Poetry » Dan Tremaglio »
Bio
Sometimes the Echo
Sometimes the echo is louder than the source. The wind picks favorites just like mom. Look closely and every wall is biased. There is always a question of attunement. Something from somewhere goes instantly quiet. A continent of memory switches dark. Eyes close. How could any only thing left not scream? The echoes ache. The echoes make me small. Every iteration steps onto a higher stair. Each stair closer to some unseen top. The top is where the light hums. Where does this ending start? The echo loudens as makers migrate. So here we are, old friend. Halfway between then and later.
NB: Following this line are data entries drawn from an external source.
+struct SrMlpPlan {
+  int blocks;
+  long nunits;
+  int balance;
+  int groups, nw;
+};
+static int sr_mlp_plan(SrMlpParams& p, int B, int K, int C, int h, int w, int D, int reserve_cus, void* workspace,
+                       SrMlpPlan& plan) {
+  const int N = h * w;
+  p.B = B; p.K = K; p.h = h; p.w = w; p.D = D;
+  int th, tw;
+  if (sr_mlp_volume_tile_shape(h, w, &th, &tw)) return SR_ERR_INVALID_ARGUMENT;
+  p.th_log2 = __builtin_ctz(th); p.tw_log2 = __builtin_ctz(tw);
+  p.tiles_x = th == 1 ? 0 : (w + tw - 1) / tw;
+  p.tiles = th == 1 ? (N + 63) / 64 : p.tiles_x * ((h + th - 1) / th);
+  p.inv_w = (float)(1.0 / (double)w);
+  p.inv_h = (float)(1.0 / (double)h);
+
+  int cus = sr_device_cus();
+  if (reserve_cus > 0 && cus - reserve_cus >= 8) cus -= reserve_cus;
+  const long waves = 4L * cus;
+  double best_cost = 1e30;
+  int best = 1;
+  for (int c = SR_PLANE_CHUNK; c >= 1; c >>= 1) {
+    const long units = (long)B * p.tiles * ((D + c - 1) / c);
+    const long rounds = (units + waves - 1) / waves;
+    const double cost = (double)rounds * (c * 1192.0 + 168.0);
+    if (cost < best_cost) { best_cost = cost; best = c; }
+  }
+  p.chunk = best;
+  p.chunks = (D + best - 1) / best;
+  plan.nunits = (long)B * p.tiles * p.chunks;
+  plan.blocks = (int)((plan.nunits + 3) / 4 < cus ? (plan.nunits + 3) / 4 : cus);
+  plan.groups = (plan.blocks & 7) == 0 ? 8 : 1;
+  plan.nw = plan.blocks / plan.groups * 4;
+
+  const int mode = sr_opt(SR_OPT_MLP_BALANCE);
+  if (mode < 0 || mode > 1) return SR_ERR_INVALID_ARGUMENT;
+  plan.balance = mode == 1 && D <= SR_MLP_BALANCE_PLANES && (size_t)plan.nunits <= sr_mlp_unit_capacity(B, h, w) &&
+                 plan.nunits <= 0x7fffffffL && sr_mlp_order_lds_bytes(p.chunk * K + 1) <= 160 * 1024;
+  p.order = plan.balance ? sr_ws_unit_order(workspace, B, K, C, h, w) : nullptr;
+  return SR_OK;
+}
+
+static int sr_mlp_launch_unit_order(const SrMlpParams& p, const SrMlpPlan& plan, int* dead, hipStream_t stream) {
+  hipLaunchKernelGGL(sr_mlp_unit_cost_kernel, dim3((unsigned)((plan.nunits + 3) / 4)), dim3(256), 0, stream, p, dead);
+  const size_t bytes = sr_mlp_order_lds_bytes(p.chunk * p.K + 1);
+  if (hipError_t e = sr_allow_lds((const void*)sr_mlp_unit_order_kernel, bytes)) return sr_hip_rc(e);
+  hipLaunchKernelGGL(sr_mlp_unit_order_kernel, dim3(plan.groups), dim3(SR_ORD_THREADS), bytes, stream, dead,
+                     const_cast<int*>(p.order), plan.nunits, plan.groups, p.chunk, p.chunks, p.D, p.K);
+  return sr_hip_rc(hipGetLastError());
 }
 
 static int sr_mlp_volume_sweep_reserved(const float* cur, const float* invK_cur, const float* planes, int64_t ps_b,
@@ -957,39 +1128,17 @@
   if (!(leaky_slope > 0.0f && leaky_slope < 1.0f)) return SR_ERR_UNSUPPORTED;
   if (workspace_bytes < sr_mlp_volume_workspace_bytes(B, K, C, h, w, SR_HID)) return SR_ERR_WORKSPACE_TOO_SMALL;
   hipStream_t stream = (hipStream_t)stream_;
-  const int N = h * w;
 
   SrMlpParams p;
   p.cur = cur; p.src_nhwc = sr_ws_src_nhwc(workspace, B, K); p.invK = invK_cur; p.geom = sr_ws_geom(workspace);
   p.packed = sr_ws_packed(workspace, B, K, C, h, w);
   p.planes = {planes, ps_b, ps_d, ps_y, ps_x};
   p.out = {out_cv, cv_sb, cv_sd, cv_sp, out_lowest, out_mask};
-  p.B = B; p.K = K; p.h = h; p.w = w; p.D = D;
-  int th, tw;
-  if (sr_mlp_volume_tile_shape(h, w, &th, &tw)) return SR_ERR_INVALID_ARGUMENT;
-  p.th_log2 = __builtin_ctz(th); p.tw_log2 = __builtin_ctz(tw);
-  p.tiles_x = th == 1 ? 0 : (w + tw - 1) / tw;
-  p.tiles = th == 1 ? (N + 63) / 64 : p.tiles_x * ((h + th - 1) / th);
-  p.inv_w = (float)(1.0 / (double)w);
-  p.inv_h = (float)(1.0 / (double)h);
   p.slope = leaky_slope;
-
-  int cus = sr_device_cus();
-  if (reserve_cus > 0 && cus - reserve_cus >= 8) cus -= reserve_cus;
-  const long waves = 4L * cus;
-  double best_cost = 1e30;
-  int best = 1;
-  for (int c = SR_PLANE_CHUNK; c >= 1; c >>= 1) {
-    const long units = (long)B * p.tiles * ((D + c - 1) / c);
-    const long rounds = (units + waves - 1) / waves;
-    const double cost = (double)rounds * (c * 1192.0 + 168.0);
-    if (cost < best_cost) { best_cost = cost; best = c; }
-  }
-  p.chunk = best;
-  p.chunks = (D + best - 1) / best;
+  SrMlpPlan plan;
+  if (int rc = sr_mlp_plan(p, B, K, C, h, w, D, reserve_cus, workspace, plan)) return rc;
   p.vec_store = (cv_sd == 1) && (p.chunk % 4 == 0) && sr_rows_aligned(out_cv, cv_sb, cv_sp, 15, 4);
-  const long nunits = (long)B * p.tiles * p.chunks;
-  const int blocks = (int)((nunits + 3) / 4 < cus ? (nunits + 3) / 4 : cus);
+  const int blocks = plan.blocks;
   const size_t w3_bytes = SR_LDS_W3_FLOATS * sizeof(float);
   const size_t w1_bytes = (size_t)sr_mlp_steps_var(K) * 1024;
   const size_t w2_bytes = (size_t)SR_MLP_STEPS2 * 1024;
@@ -1008,7 +1157,9 @@
     if (out_lowest) rc = sr_launch_argmax_planes(out_cv, cv_sb, cv_sd, cv_sp, p.planes, B, h, w, D, out_lowest, stream);
     return rc;
   }
-#define SR_MLP_LAUNCH(L1, L2, BYTES)                                                                              \
+  if (plan.balance)
+    if (int rc = sr_mlp_launch_unit_order(p, plan, sr_ws_unit_dead(workspace, B, K, C, h, w), stream)) return rc;
+#define SR_MLP_LAUNCH(L1, L2, BYTES)                                                                             \
   {                                                                                                               \
            \
     if (hipError_t e = sr_allow_lds((const void*)sr_mlp_volume_kernel<L1, L2>, (BYTES))) return sr_hip_rc(e);     \
@@ -1075,3 +1226,36 @@
                                       cv_sb, cv_sd, cv_sp, out_lowest, out_mask, reserve_cus, workspace, workspace_bytes,
                                       stream_);
 }
+
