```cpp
extern "C" int ckm_debug_envelopes(ckm_ctx *ctx_, const ckm_profiles *p, const ckm_seqs *s, const uint32_t *model, const uint32_t *seq,
                                   const int32_t *ienv, const int32_t *jenv, uint32_t n, ckm_envelope_result *out) {
  return guarded([&] {
    if (!ctx_ || !p || !s || !model || !seq || !ienv || !jenv || !out) throw Error(CKM_EINVAL, "NULL argument");
    ctx_->settle();
    Worker *ctx = &ctx_->w[0];
    HIPCHK(hipSetDevice(ctx->device));
    std::vector<EnvReq> req(n); std::vector<EnvRes> res;
    for (uint32_t i = 0; i < n; ++i) {
      if (model[i] >= p->hmm.size() || seq[i] >= s->nseq || ienv[i] < 1 || jenv[i] > s->len[seq[i]] || jenv[i] < ienv[i]) throw Error(CKM_EINVAL, "bad envelope");
      req[i] = {model[i], seq[i], ienv[i], jenv[i]};
    }
    rescore_envelopes(ctx, p, s, req, res);
    for (uint32_t i = 0; i < n; ++i) {
      out[i].envsc = res[i].envsc; out[i].oasc = res[i].oasc; out[i].fwd_xC = res[i].xC; out[i].nscale = res[i].nscale; out[i].ok = res[i].ok;
      for (int x = 0; x < 20; ++x) out[i].null2[x] = res[i].null2[x];
      out[i].hmm_from = res[i].hmm_from; out[i].hmm_to = res[i].hmm_to; out[i].ali_from = res[i].ali_from; out[i].ali_to = res[i].ali_to;
    }
  });
}

extern "C" int ckm_debug_region(ckm_ctx *ctx_, const ckm_profiles *p, const ckm_seqs *s, uint32_t model, uint32_t seq, int32_t ireg, int32_t jreg,
                                float *n2sum, int32_t *segs, int32_t *nseg, int32_t cap, int32_t *env, int32_t envcap, int32_t *nenv) {
  return guarded([&] {
    if (!ctx_ || !p || !s || !n2sum || !segs || !nseg || !env || !nenv) throw Error(CKM_EINVAL, "NULL argument");
    if (model >= p->hmm.size() || seq >= s->nseq || ireg < 1 || jreg > s->len[seq] || jreg < ireg) throw Error(CKM_EINVAL, "bad region");
    ctx_->settle();
    Worker *ctx = &ctx_->w[0];
    HIPCHK(hipSetDevice(ctx->device));
    std::vector<RegionReq> req{{model, seq, ireg, jreg}}; std::vector<RegionRes> res;
    run_ensembles(ctx, p, s, req, res);
    const RegionRes &r = res[0];
    for (size_t i = 0; i < r.n2sum.size(); ++i) n2sum[i] = r.n2sum[i];
    for (int t = 0; t < ENS_NSAMPLES; ++t) {
      if (r.nseg[t] > cap) throw Error(CKM_ERANGE, "segment table too small");
      nseg[t] = r.nseg[t];
      for (int d = 0; d < r.nseg[t]; ++d) { const Seg &g = r.segs[(size_t)t * r.cap + d]; int32_t *o = segs + ((size_t)t * cap + d) * 4; o[0] = g.sqfrom; o[1] = g.sqto; o[2] = g.hmmfrom; o[3] = g.hmmto; }
    }
    if ((int)r.env.size() > envcap) throw Error(CKM_ERANGE, "envelope table too small");
    *nenv = (int32_t)r.env.size();
    for (size_t e = 0; e < r.env.size(); ++e) { env[e * 4] = r.env[e].sqfrom; env[e * 4 + 1] = r.env[e].sqto; env[e * 4 + 2] = r.env[e].hmmfrom; env[e * 4 + 3] = r.env[e].hmmto; }
  });
}
```

checkm_amd/csrc/ckm_host.h:

```cpp
#pragma once
#include <hip/hip_runtime.h>
#include <algorithm>
#include <array>
#include <atomic>
#include <chrono>
#include <cmath>
#include <condition_variable>
#include <cstring>
#include <exception>
#include <functional>
#include <map>
#include <memory>
#include <mutex>
#include <numeric>
#include <thread>
#include "ckm_internal.h"
#include "dev_types.h"
#include "host_pool.h"
#include "stream_plan.h"

namespace ckm {

int launch_ssv(int Q, int nblocks, int threads, hipStream_t stream, const SsvBlockWork *work, const DevModel *models,
               const uint8_t *res, const uint64_t *seq_off, const int32_t *seq_len, const uint32_t *lists, const SsvEpi &epi );
void launch_msv_full(hipStream_t stream, uint32_t nblocks, WorkQueue queue, const PairRec *pairs, const DevModel *models, const LenEntry *lentab,
                     const uint8_t *res, const uint64_t *seq_off, const int32_t *seq_len, int32_t *out_xJ, float *out_usc, int maxMp,
                     const CascadeDev *cd );
void launch_bias(hipStream_t stream, PairRec *pairs, uint32_t npairs, const DevModel *models, const LenEntry *lentab,
                 const uint8_t *res, const uint64_t *seq_off, const int32_t *seq_len, float *raw);
int launch_msv16(int Q, uint32_t nblocks, hipStream_t stream, WorkQueue queue, const PairRec *pairs, const DevModel *models, const LenEntry *lentab,
                 const uint8_t *res, const uint64_t *seq_off, const int32_t *seq_len, const CascadeDev &cd, int32_t *out_xJ = nullptr , float *out_usc = nullptr);
int launch_vit16(int Q, uint32_t nblocks, hipStream_t stream, WorkQueue queue, const PairRec *pairs, const DevModel *models, const LenEntry *lentab,
                 const uint8_t *res, const uint64_t *seq_off, const int32_t *seq_len, const CascadeDev &cd);
int launch_vit(int QH, uint32_t nblocks, hipStream_t stream, WorkQueue queue, const PairRec *pairs, const DevModel *models,
               const LenEntry *lentab, const uint8_t *res, const uint64_t *seq_off, const int32_t *seq_len, int32_t *out_xC, float *out_sc,
               uint32_t *out_flag, bool fast, const CascadeDev *cd );
int launch_fwd(int Q, uint32_t nblocks, hipStream_t stream, WorkQueue queue, FbWork *work, const DevModel *models,
               const LenEntry *lentab, const uint8_t *res, const uint64_t *seq_off, float *ws, FwdOut *out,
               ScaleEvent *events, uint32_t *nevents, uint32_t cap_events, const CascadeDev *cd );
int launch_bwd(int Q, uint32_t nblocks, hipStream_t stream, WorkQueue queue, const FbWork *work, const DevModel *models,
               const LenEntry *lentab, const uint8_t *res, const uint64_t *seq_off, float *ws, const FwdOut *fout, int32_t *range_err);
int launch_oa(int Q, uint32_t nblocks, hipStream_t stream, WorkQueue queue, const FbWork *work, const DevModel *models,
              float *ws, const int32_t *range_err, const FwdOut *fout, EnvOut *out);

void launch_ensemble(hipStream_t stream, const EnsWork *work, const uint32_t *list , const uint32_t *count, uint32_t cap, uint32_t grid_regions, int max_Mp,
                     const DevModel *models, const LenEntry *lentab, const uint8_t *res, const uint64_t *seq_off, float *ws, const uint32_t *seeds,
                     float *host_res );
void launch_bias_filter(hipStream_t stream, uint32_t nblocks, const CascadeDev &cd, const DevModel *models, const LenEntry *lentab,
                        const uint8_t *res, const uint64_t *seq_off);
void launch_regions(hipStream_t stream, uint32_t nblocks, const uint32_t *list, const uint32_t *count, uint32_t cap, const FbWork *fwork,
                    const CascadeDev &cd, const DevModel *models, float *ws);
#define HIPCHK(expr)                                                                                         \
  do {                                                                                                       \
    hipError_t e_ = (expr);                                                                                  \
    if (e_ != hipSuccess) throw Error(CKM_EHIP, std::string(#expr) + ": " + hipGetErrorString(e_));          \
  } while (0)
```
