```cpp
template <int WAVES, uint32_t RING>
struct HuffRowCoder16
{
  const uint32_t *ac, *dc;
  uint32_t *ring;
  uint32_t (*tot)[WAVES];
  int (*dcx)[2][WAVES];
  uint32_t *out_w;
  uint32_t eob;
  uint32_t bpr;
  uint32_t base_bits = 0;
  uint32_t par = 0;
  int carry_dc = 0;
  uint32_t ff = 0;

  __device__ __forceinline__ void chunk(uint32_t c0, const uint16_t *rec, int n, bool live, int my_dc, bool need_eob)
  {
    constexpr uint32_t kChunk = 64 * WAVES;
    const uint32_t tid = threadIdx.x, lane = tid & 63, wave = tid >> 6;
    const uint32_t *rec2 = reinterpret_cast<const uint32_t *>(rec);
    if (!live)
    {
      my_dc = 0;
      n = 0;
    }
    const int up = __shfl_up(my_dc, 1, 64);
    HuffTok dct = huff_dc_token(my_dc - up, dc);
    if (lane == 0)
      dcx[par][0][wave] = my_dc;
    if (lane == 63)
      dcx[par][1][wave] = my_dc;
    uint32_t bits = 0;
    if (live)
    {
      bits = lane ? dct.len : 0u;
      for (int i = 0; i < n; i += 2)
      {
        const uint32_t w = rec2[i >> 1];
        bits += huff_ac_token12(w & 0xFFFFu, ac).len;
        if (i + 1 < n)
          bits += huff_ac_token12(w >> 16, ac).len;
      }
      if (need_eob)
        bits += eob >> 16;
    }
    uint32_t incl = bits;
#pragma unroll
    for (int d = 1; d < 64; d <<= 1)
    {
      const uint32_t v = __shfl_up(incl, d, 64);
      if (lane >= (uint32_t)d)
        incl += v;
    }
    if (lane == 63)
      tot[par][wave] = incl;
    wg_sync();
    uint32_t wave_start = 0, chunk_bits = 0, lane0_len = 0;
#pragma unroll
    for (uint32_t w = 0; w < (uint32_t)WAVES; w++)
    {
      const int pred = w == 0 ? (c0 == 0 ? 0 : carry_dc) : dcx[par][1][w - 1];
      const HuffTok t0 = huff_dc_token(dcx[par][0][w] - pred, dc);
      const uint32_t l0 = c0 + 64 * w < bpr ? t0.len : 0u;
      const uint32_t t = tot[par][w] + l0;
      if (w == wave)
      {
        lane0_len = l0;
        if (lane == 0)
          dct = t0;
      }
      wave_start += w < wave ? t : 0;
      chunk_bits += t;
    }
    carry_dc = dcx[par][1][WAVES - 1];
    const uint32_t end_bits = base_bits + chunk_bits;
    const uint32_t w_first = base_bits >> 5, w_end = end_bits >> 5;
    for (uint32_t win = w_first; win <= w_end; win += RING)
    {
      if (win != w_first)
      {
        wg_sync();
      }
      if (live)
      {
        const uint32_t cur = base_bits + wave_start + (incl - bits) + (lane ? lane0_len : 0u);
        uint32_t widx = cur >> 5;
        uint32_t acc = 0;
        uint32_t nacc = cur & 31;
        auto put = [&](uint32_t tok, uint32_t len) {
          const uint32_t total = nacc + len;
          if (total < 32)
          {
            acc = (acc << len) | tok;
            nacc = total;
          }
          else
          {
            const uint32_t over = total - 32;
            if (widx - win < RING)
              atomicOr(&ring[widx & (RING - 1)], (acc << ((32 - nacc) & 31)) | (tok >> over));
            widx++;
            acc = tok & ((1u << over) - 1u);
            nacc = over;
          }
        };
        put(dct.bits, dct.len);
        for (int i = 0; i < n; i += 2)
        {
          const uint32_t w = rec2[i >> 1];
          const HuffTok ta = huff_ac_token12(w & 0xFFFFu, ac);
          put(ta.bits, ta.len);
          if (i + 1 < n)
          {
            const HuffTok tb = huff_ac_token12(w >> 16, ac);
            put(tb.bits, tb.len);
          }
        }
        if (need_eob)
          put(eob & 0xFFFFu, eob >> 16);
        if (nacc && widx - win < RING)
          atomicOr(&ring[widx & (RING - 1)], acc << (32 - nacc));
      }
      wg_sync();
      const uint32_t stop = min(w_end, win + RING);
      for (uint32_t w = win + tid; w < stop; w += kChunk)
      {
        const uint32_t v = ring[w & (RING - 1)];
        ff += (uint32_t)__builtin_popcount(ff_bytes(v));
        out_w[w] = __builtin_bswap32(v);
        ring[w & (RING - 1)] = 0;
      }
    }
    base_bits = end_bits;
    par ^= 1;
  }

  __device__ __forceinline__ uint32_t finish(uint32_t *ff_last)
  {
    const uint32_t rem = base_bits & 31;
    *ff_last = 0;
    if (rem)
    {
      const uint32_t pad = (8 - (rem & 7)) & 7;
      uint32_t w = ring[(base_bits >> 5) & (RING - 1)];
      if (pad)
        w |= ((1u << pad) - 1u) << (32 - rem - pad);
      out_w[base_bits >> 5] = __builtin_bswap32(w);
      const uint32_t nbytes = (rem + 7) / 8;
      *ff_last = (uint32_t)__builtin_popcount(ff_bytes(w) & (0xFFFFFFFFu << (8 * (4 - nbytes))));
    }
    return (base_bits + 7) / 8;
  }
};

template <int WAVES, uint32_t RING>
struct HuffSeqCoder16
{
  uint32_t *ring;
  uint32_t (*tot)[WAVES];
  uint32_t *out_w;
  uint32_t base_bits = 0;
  uint32_t par = 0;
  uint32_t ff = 0;

  __device__ __forceinline__ void chunk(const uint16_t *rec, int n, bool live, int my_dc, int pred_dc, bool need_eob, const uint32_t *ac, const uint32_t *dc)
  {
    constexpr uint32_t kChunk = 64 * WAVES;
    const uint32_t tid = threadIdx.x, lane = tid & 63, wave = tid >> 6;
    const uint32_t *rec2 = reinterpret_cast<const uint32_t *>(rec);
    if (!live)
    {
      my_dc = pred_dc = 0;
      n = 0;
    }
    const HuffTok dct = huff_dc_token(my_dc - pred_dc, dc);
    const uint32_t eob = ac[0x00];
    uint32_t bits = 0;
    if (live)
    {
      bits = dct.len;
      for (int i = 0; i < n; i += 2)
      {
        const uint32_t w = rec2[i >> 1];
        bits += huff_ac_token12(w & 0xFFFFu, ac).len;
        if (i + 1 < n)
          bits += huff_ac_token12(w >> 16, ac).len;
      }
      if (need_eob)
        bits += eob >> 16;
    }
    uint32_t incl = bits;
#pragma unroll
    for (int d = 1; d < 64; d <<= 1)
    {
      const uint32_t v = __shfl_up(incl, d, 64);
      if (lane >= (uint32_t)d)
        incl += v;
    }
    if (lane == 63)
      tot[par][wave] = incl;
    wg_sync();
    uint32_t wave_start = 0, chunk_bits = 0;
#pragma unroll
    for (uint32_t w = 0; w < (uint32_t)WAVES; w++)
    {
      const uint32_t t = tot[par][w];
      wave_start += w < wave ? t : 0;
      chunk_bits += t;
    }
    const uint32_t end_bits = base_bits + chunk_bits;
    const uint32_t w_first = base_bits >> 5, w_end = end_bits >> 5;
    for (uint32_t win = w_first; win <= w_end; win += RING)
    {
      if (win != w_first)
        wg_sync();
      if (live)
      {
        const uint32_t cur = base_bits + wave_start + (incl - bits);
        uint32_t widx = cur >> 5;
        uint32_t acc = 0;
        uint32_t nacc = cur & 31;
        auto put = [&](uint32_t tok, uint32_t len) {
          const uint32_t total = nacc + len;
          if (total < 32)
          {
            acc = (acc << len) | tok;
            nacc = total;
          }
          else
          {
            const uint32_t over = total - 32;
            if (widx - win < RING)
              atomicOr(&ring[widx & (RING - 1)], (acc << ((32 - nacc) & 31)) | (tok >> over));
            widx++;
            acc = tok & ((1u << over) - 1u);
            nacc = over;
          }
        };
        put(dct.bits, dct.len);
        for (int i = 0; i < n; i += 2)
        {
          const uint32_t w = rec2[i >> 1];
          const HuffTok ta = huff_ac_token12(w & 0xFFFFu, ac);
          put(ta.bits, ta.len);
          if (i + 1 < n)
          {
            const HuffTok tb = huff_ac_token12(w >> 16, ac);
            put(tb.bits, tb.len);
          }
        }
        if (need_eob)
          put(eob & 0xFFFFu, eob >> 16);
        if (nacc && widx - win < RING)
          atomicOr(&ring[widx & (RING - 1)], acc << (32 - nacc));
      }
      wg_sync();
      const uint32_t stop = min(w_end, win + RING);
      for (uint32_t w = win + tid; w < stop; w += kChunk)
      {
        const uint32_t v = ring[w & (RING - 1)];
        ff += (uint32_t)__builtin_popcount(ff_bytes(v));
        out_w[w] = __builtin_bswap32(v);
        ring[w & (RING - 1)] = 0;
      }
    }
    base_bits = end_bits;
    par ^= 1;
  }

  __device__ __forceinline__ uint32_t finish(uint32_t *ff_last)
  {
    const uint32_t rem = base_bits & 31;
    *ff_last = 0;
    if (rem)
    {
      const uint32_t pad = (8 - (rem & 7)) & 7;
      uint32_t w = ring[(base_bits >> 5) & (RING - 1)];
      if (pad)
        w |= ((1u << pad) - 1u) << (32 - rem - pad);
      out_w[base_bits >> 5] = __builtin_bswap32(w);
      const uint32_t nbytes = (rem + 7) / 8;
      *ff_last = (uint32_t)__builtin_popcount(ff_bytes(w) & (0xFFFFFFFFu << (8 * (4 - nbytes))));
    }
    return (base_bits + 7) / 8;
  }
};

// ... 2 lines not shown
```

simd_dct_amd/csrc/mdct_kernels.hip:

```cpp
#include <hip/hip_runtime.h>
#include <stddef.h>
#include <stdint.h>
#include <stdlib.h>

#include <type_traits>

#include "wg_sync.h"
#include "huffman_rows.h"
#include "pack_rows.h"
#include "mdct_kernels.h"
#include "scan_records.h"
#include "aan_passes.h"

#pragma clang fp contract(off)

namespace mdct
{


enum { K_AVX = 0, K_SSE = 1, K_TRUE = 2 };
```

Memories compete until they don’t. That this is impossible should not matter. All that matters is your face. And it is always half gone.
Mouth
The college cafeteria is the set for a TV talk show that airs on the upper channels. The ceiling is celestially high from which basketball hoops hang at cockeyed angles. Those who want to talk on the show must attempt to score buckets while seated in inconveniently placed chairs. Sometimes the chairs are underneath umbrellas. Other times they are stuck in bathroom stalls behind the nearest backboard. The walls are yellow or orange or purple. The tables are long and rectangular and covered in bubble-wrap filled with minnows and humiliation. You don’t want to talk but Aphrodite in a skirt sets down a calzone as big as a football in front of you from which a filling of deer hearts and blood and hot peppers bubbles forth and steams. It’s literally boiling on the plate and you are laughing and you are afraid when you shout, But that’s how I burnt the blank blank universe out of my mouth last time! So you sit and wait for coolness to come.